# [Supplied entries]
************
-__global__ __launch_bounds__(256) void k_vit_obs_lds(const VitReg* __restrict__ regs, const int* __restrict__ pos_reg, const double* __restrict__ obsin,
-                                                     double log2pi, double* __restrict__ obs, double* __restrict__ eobs) {
+    }
+}
+
+template <int P>
+__global__ __launch_bounds__(256) void k_vit_obs_chunk(const VitReg* __restrict__ regs, const VitChunk* __restrict__ chunks, const double* __restrict__ obsin,
+                                                       int VE, double log2pi, double* __restrict__ obs) {
     extern __shared__ double vit_v[];
-    const int t = blockIdx.x;
-    const VitReg R = regs[pos_reg[t]];
-    const int E = R.E;
-    const double* in = obsin + R.in_off + (size_t)(t - R.t_off) * E * 4;
+    const VitChunk C = chunks[blockIdx.x];
+    const VitReg R = regs[C.region];
+    const int E = R.E, n = min(C.count, P);
+    const size_t in_pos = (size_t)E * 4, lst = (size_t)VE * 256;
+    const double* in = obsin + R.in_off + (size_t)(C.first - R.t_off) * in_pos;
     double* v = vit_v + threadIdx.x;
     for (int st = threadIdx.x; st < NS; st += 256) {
-        int nl = 0;
+        int nl[P];
+#pragma unroll
+        for (int p = 0; p < P; p++) nl[p] = 0;
         for (int e = 0; e < E; e++) {
-            if (in[e * 4 + 3] == 0.0) continue;
+            bool any = false;
+#pragma unroll
+            for (int p = 0; p < P; p++) any = any || (p < n && in[p * in_pos + e * 4 + 3] != 0.0);
+            if (!any) continue;
             const double* gm = R.model + (size_t)e * 6 * NS;
-            ModelRowV m = {gm[st], gm[NS + st], gm[2 * NS + st], gm[3 * NS + st], gm[4 * NS + st], gm[5 * NS + st]};
-            const double l = emission_v(m, in[e * 4 + 0], in[e * 4 + 1], in[e * 4 + 2], log2pi);
-            int k = nl++;
-            while (k > 0) {
-                const double w = v[(k - 1) * 256];
-                if (!(w > l)) break;
-                v[k * 256] = w;
-                k--;
+            const ModelRowV m = {gm[st], gm[NS + st], gm[2 * NS + st], gm[3 * NS + st], gm[4 * NS + st], gm[5 * NS + st]};
+#pragma unroll
+            for (int p = 0; p < P; p++) {
+                if (p >= n) continue;
+                const double* ip = in + p * in_pos + e * 4;
+                if (ip[3] == 0.0) continue;
+                const double l = emission_v(m, ip[0], ip[1], ip[2], log2pi);
+                double* vp = v + p * lst;
+                int k = nl[p]++;
+                while (k > 0) {
+                    const double w = vp[(k - 1) * 256];
+                    if (!(w > l)) break;
+                    vp[k * 256] = w;
+                    k--;
+                }
+                vp[k * 256] = l;
             }
-            v[k * 256] = l;
-        }
-        double r;
-        if (nl > 1) {
-            int drop = (int)floor(nl * 0.25);
-            if (drop > nl - 2) drop = 0;
-            double s = 0.0;
-            for (int k = drop; k < nl; k++) s += v[k * 256];
-            r = s / (double)(nl - drop);
-        } else {
-            r = nl == 1 ? v[0] : 0.0;
-        }
-        obs[(size_t)t * NS + st] = r;
-        eobs[(size_t)t * NS + st] = exp(r);
+        }
+#pragma unroll
+        for (int p = 0; p < P; p++) {
+            if (p >= n) continue;
+            const double* vp = v + p * lst;
+            const int np = nl[p];
+            double r;
+            if (np > 1) {
+                int drop = (int)floor(np * 0.25);
+                if (drop > np - 2) drop = 0;
+                double s = 0.0;
+                for (int k = drop; k < np; k++) s += vp[k * 256];
+                r = s / (double)(np - drop);
+            } else {
+                r = np == 1 ? vp[0] : 0.0;
+            }
+            obs[(size_t)(C.first + p) * NS + st] = r;
+        }
     }
 }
************
# [Task objective]
What you should produce is an exact restatement of all the material.

# [Expected output]
-__global__ __launch_bounds__(256) void k_vit_obs_lds(const VitReg* __restrict__ regs, const int* __restrict__ pos_reg, const double* __restrict__ obsin,
-                                                     double log2pi, double* __restrict__ obs, double* __restrict__ eobs) {
+    }
+}
+
+template <int P>
+__global__ __launch_bounds__(256) void k_vit_obs_chunk(const VitReg* __restrict__ regs, const VitChunk* __restrict__ chunks, const double* __restrict__ obsin,
+                                                       int VE, double log2pi, double* __restrict__ obs) {
     extern __shared__ double vit_v[];
-    const int t = blockIdx.x;
-    const VitReg R = regs[pos_reg[t]];
-    const int E = R.E;
-    const double* in = obsin + R.in_off + (size_t)(t - R.t_off) * E * 4;
+    const VitChunk C = chunks[blockIdx.x];
+    const VitReg R = regs[C.region];
+    const int E = R.E, n = min(C.count, P);
+    const size_t in_pos = (size_t)E * 4, lst = (size_t)VE * 256;
+    const double* in = obsin + R.in_off + (size_t)(C.first - R.t_off) * in_pos;
     double* v = vit_v + threadIdx.x;
     for (int st = threadIdx.x; st < NS; st += 256) {
-        int nl = 0;
+        int nl[P];
+#pragma unroll
+        for (int p = 0; p < P; p++) nl[p] = 0;
         for (int e = 0; e < E; e++) {
-            if (in[e * 4 + 3] == 0.0) continue;
+            bool any = false;
+#pragma unroll
+            for (int p = 0; p < P; p++) any = any || (p < n && in[p * in_pos + e * 4 + 3] != 0.0);
+            if (!any) continue;
             const double* gm = R.model + (size_t)e * 6 * NS;
-            ModelRowV m = {gm[st], gm[NS + st], gm[2 * NS + st], gm[3 * NS + st], gm[4 * NS + st], gm[5 * NS + st]};
-            const double l = emission_v(m, in[e * 4 + 0], in[e * 4 + 1], in[e * 4 + 2], log2pi);
-            int k = nl++;
-            while (k > 0) {
-                const double w = v[(k - 1) * 256];
-                if (!(w > l)) break;
-                v[k * 256] = w;
-                k--;
+            const ModelRowV m = {gm[st], gm[NS + st], gm[2 * NS + st], gm[3 * NS + st], gm[4 * NS + st], gm[5 * NS + st]};
+#pragma unroll
+            for (int p = 0; p < P; p++) {
+                if (p >= n) continue;
+                const double* ip = in + p * in_pos + e * 4;
+                if (ip[3] == 0.0) continue;
+                const double l = emission_v(m, ip[0], ip[1], ip[2], log2pi);
+                double* vp = v + p * lst;
+                int k = nl[p]++;
+                while (k > 0) {
+                    const double w = vp[(k - 1) * 256];
+                    if (!(w > l)) break;
+                    vp[k * 256] = w;
+                    k--;
+                }
+                vp[k * 256] = l;
             }
-            v[k * 256] = l;
-        }
-        double r;
-        if (nl > 1) {
-            int drop = (int)floor(nl * 0.25);
-            if (drop > nl - 2) drop = 0;
-            double s = 0.0;
-            for (int k = drop; k < nl; k++) s += v[k * 256];
-            r = s / (double)(nl - drop);
-        } else {
-            r = nl == 1 ? v[0] : 0.0;
-        }
-        obs[(size_t)t * NS + st] = r;
-        eobs[(size_t)t * NS + st] = exp(r);
+        }
+#pragma unroll
+        for (int p = 0; p < P; p++) {
+            if (p >= n) continue;
+            const double* vp = v + p * lst;
+            const int np = nl[p];
+            double r;
+            if (np > 1) {
+                int drop = (int)floor(np * 0.25);
+                if (drop > np - 2) drop = 0;
+                double s = 0.0;
+                for (int k = drop; k < np; k++) s += vp[k * 256];
+                r = s / (double)(np - drop);
+            } else {
+                r = np == 1 ? vp[0] : 0.0;
+            }
+            obs[(size_t)(C.first + p) * NS + st] = r;
+        }
     }
 }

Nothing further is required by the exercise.